static bool is_halo_cfg(int cfg) { return cfg == CFG_H_128x320 || cfg == CFG_H_256x128 || cfg == CFG_H_256x256 || cfg == CFG_H_128x128; }
static bool is_pp_cfg(int cfg) { return cfg >= CFG_PP_256x320 && cfg <= CFG_PP_256x128; }
static bool pp_ok(const ffn_igemm_desc& d, int bm, int bn, int splitk = 1) {
    const long lim = (1l << 31) - 4096;
    const int nkt = d.x3 ? d.K / 96 : d.K / 64;
    if (bn == 128 && (bm != 256 || !d.x3 || d.conv != 1 || splitk > 1 || d.N % 256 == 0 || d.N % 320 == 0 || (d.flags & (FFN_IG_GEGLU | FFN_IG_OUT_PAIR | FFN_IG_OUT_KV64 | FFN_IG_OUT_TRANSPOSED)))) return false;
    if (d.x3) {
        if (d.x3 != 2 || d.K % 96 != 0 || d.a_lo != 32) return false;
    } else if (d.K % 64 != 0) return false;
    if (nkt < 2 || d.N % bn != 0 || d.M < bm) return false;
    const int osz = d.x3 ? 4 : 2;
    if (splitk > 1) {
        if (!can_split(d) || nkt % splitk != 0 || nkt / splitk < 2 || (long)splitk * d.M * d.N * 4 > d.ws_bytes || (long)splitk * d.M * d.N * 4 >= lim) return false;
    } else {
        const int act_ok = (!d.residual && !d.x3 && !d.f8 && !(d.flags & FFN_IG_GEGLU)) ? (FFN_IG_OUT_GELU | FFN_IG_OUT_RELU) : 0;
        if ((d.alpha != 1.0f && !d.f8) || (d.flags & ~(FFN_IG_GEGLU | act_ok | (d.x3 ? (FFN_IG_OUT_F32 | FFN_IG_OUT_PAIR | FFN_IG_OUT_KV64) : 0)))) return false;
        if (d.f8 && (!d.conv || (d.flags & FFN_IG_GEGLU))) return false;
        if (d.x3 && (d.flags & FFN_IG_GEGLU) && !(d.flags & FFN_IG_OUT_PAIR)) return false;
        if ((d.flags & FFN_IG_OUT_PAIR) && !(d.flags & FFN_IG_GEGLU) && (d.N % 32 != 0 || (d.ldo / 2) % 32 != 0 || (d.flags & FFN_IG_OUT_TRANSPOSED))) return false;
        if ((d.flags & FFN_IG_GEGLU) && bn != 256) return false;
        if (d.rowbias && d.rows_per_batch < 128) return false;
    }
    long a_bytes;
    if (d.conv) {
        const int pix = d.x3 ? d.lda : d.Cin;
        const int cpt = d.x3 ? d.Cin / 32 : d.Cin / 64;
        if (d.Cin % (d.x3 ? 32 : 64) != 0 || d.K != (d.conv == 2 ? 4 : 9) * (d.x3 ? 3 : 1) * d.Cin) return false;
        if (d.x3 && d.lda != 2 * d.Cin) return false;
        if (d.conv == 2 && (d.f8 || d.stride != 1 || d.upsample)) return false;
        if ((long)cpt * 9 * cpt >= 65536) return false;
        a_bytes = (long)(d.M / (d.Hout * d.Wout)) * d.Hin * d.Win * pix * 2;
        if (2 * d.Hin + 2 >= 32768 || 2 * d.Win + 2 >= 32768) return false;
        if (a_bytes + 256l * pix * 2 >= lim) return false;
    } else {
        a_bytes = (long)d.M * d.lda * 2;
        if (a_bytes + 256l * d.lda * 2 >= lim) return false;
    }
    if ((long)d.N * d.Kpad * 2 >= lim || (long)(d.M + 256) * d.ldo * ((d.flags & FFN_IG_OUT_PAIR) ? 2 : osz) >= lim) return false;
    if (d.residual && (long)(d.M + 256) * d.ldr * osz >= lim) return false;
    return true;
}
static int halo_bytes_for(const ffn_igemm_desc& d, int bm) {
    if (!d.conv || d.stride != 1 || d.upsample || d.pad != 1 || d.Hin != d.Hout || d.Win != d.Wout) return 0;
    if (d.Cin % 64 != 0 || d.Cin > 30000 || d.K != 9 * d.Cin || d.M % bm != 0) return 0;
    const int H = d.Hin, W = d.Win;
    int tw, tr;
    if (W <= bm) {
        if (bm % W != 0 || (H * W) % bm != 0) return 0;
        tw = W; tr = bm / W;
    } else {
        if (W % bm != 0) return 0;
        tw = bm; tr = 1;
    }
    const int nq = ((tr + 2) * (tw + 2) + 7) / 8;
    if (nq > 4 * 16) return 0;
    return nq * 8 * 128;
}
static bool x3_cfg(int cfg) { return cfg == CFG_64x64 || cfg == CFG_128x64 || cfg == CFG_128x128_8 || is_pp_cfg(cfg); }
static ffn_igemm_desc x3_view(const ffn_igemm_desc& d) {
    ffn_igemm_desc v = d;
    v.x3 = d.x3 == 2 ? 2 : 1;
    v.f8 = 0;
    v.K = 3 * d.K;
    v.flags |= FFN_IG_OUT_F32;
    return v;
}
static ffn_igemm_desc f8_view(const ffn_igemm_desc& d) {
    ffn_igemm_desc v = d;
    v.f8 = 1;
    v.x3 = 0;
    v.K = d.K / 2;
    v.Cin = d.Cin / 2;
    v.Kpad = d.Kpad / 2;
    v.lda = d.lda / 2;
    return v;
}
static ffn_igemm_desc igemm_view(int dtype, const ffn_igemm_desc& d) {
    if (dtype == FFN_BF16X3) return x3_view(d);
    if (dtype == FFN_FP8) return f8_view(d);
    ffn_igemm_desc v = d;
    v.x3 = v.f8 = 0;
    return v;
}
static int pp_tile_height(const ffn_igemm_desc& d, int bn, std::initializer_list<int> heights, int min_fill4, bool trans = false) {
    long best = -1;
    int bh = 0;
    for (int h : heights) {
        if (trans ? d.M < h : !pp_ok(d, h, bn)) continue;
        const long tiles = (long)((d.M + h - 1) / h) * (d.N / bn);
        if (tiles * 4 < (long)device_cus() * min_fill4) continue;
        const long cost = ((tiles + device_cus() - 1) / device_cus()) * h;
        if (best < 0 || cost < best) { best = cost; bh = h; }
    }
    return bh;
}
static int pp_cfg(int bm, int bn) {
    for (int cfg = CFG_PP_256x320; cfg <= CFG_PP_256x128; ++cfg)
        if (kCfg[cfg].bm == bm && kCfg[cfg].bn == bn) return cfg;
    return -1;
}
static bool conv2_tile(const ffn_igemm_desc& d, int* bm, int* bn) {
    for (int n : {320, 256})
        for (int h : {256, 192})
            if (pp_tile_height(d, n, {h}, 0)) { *bm = h; *bn = n; return true; }
    return false;
}
static bool pp_trans_tile(const ffn_igemm_desc& d, int* bm, int* bn) {
    const long lim = (1l << 31) - 4096;
    *bn = d.N % 320 == 0 ? 320 : (d.N % 256 == 0 ? 256 : 0);
    if (!*bn || d.alpha != 1.0f || d.rows_per_batch % 16 != 0 || d.M % 4 != 0) return false;
    if (d.x3) {
        if (d.x3 != 2 || d.K % 96 != 0 || d.K < 192 || d.a_lo != 32) return false;
    } else if (d.K % 64 != 0 || d.K < 128) return false;
    if ((long)(d.M + 256) * d.lda * 2 >= lim || (long)d.N * d.Kpad * 2 >= lim) return false;
    if ((long)((d.M + d.rows_per_batch - 1) / d.rows_per_batch) * d.N * d.ldo * (d.x3 ? 4 : 2) >= lim) return false;
    return (*bm = pp_tile_height(d, *bn, {256, 192}, 0, true)) != 0;
}
static IgChoice rule_choice(int dtype, const ffn_igemm_desc& d) {
    int bm, bn, sk;
    igemm_rule_for(dtype, d, &bm, &bn, &sk);
    const int kstage = dtype == FFN_F32 ? 32 : 64;
    const int nk = ((d.K + kstage - 1) / kstage + sk - 1) / sk;
    int cfg = CFG_64x64;
    if (bm == 128 && bn == 64) cfg = CFG_128x64;
    if (bm == 128 && bn == 128) cfg = (!d.conv && nk <= 24 && !d.x3 && !d.f8) ? CFG_128x128_16 : CFG_128x128_8;
    return IgChoice{cfg, sk};
}
static IgChoice heuristic_choice(const ffn_igemm_desc& d) {
    int bm, bn;
    if (d.conv == 2 && conv2_tile(d, &bm, &bn)) return IgChoice{pp_cfg(bm, bn), 1};
    if (d.splitk <= 1) {
        for (int n : {320, 256})
            if ((bm = pp_tile_height(d, n, {256, 192}, 3))) return IgChoice{pp_cfg(bm, n), 1};
        if (pp_tile_height(d, 128, {256}, 3)) return IgChoice{CFG_PP_256x128, 1};
    }
    return rule_choice(FFN_BF16, d);
}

|---|

§ **What is needed**: Only one stretch is wanted, so please give again exactly the lines from the start of the data through the line containing "static bool pp_ok(const", both ends included.

§ **Solved exercise**:
static bool is_halo_cfg(int cfg) { return cfg == CFG_H_128x320 || cfg == CFG_H_256x128 || cfg == CFG_H_256x256 || cfg == CFG_H_128x128; }
static bool is_pp_cfg(int cfg) { return cfg >= CFG_PP_256x320 && cfg <= CFG_PP_256x128; }
static bool pp_ok(const ffn_igemm_desc& d, int bm, int bn, int splitk = 1) {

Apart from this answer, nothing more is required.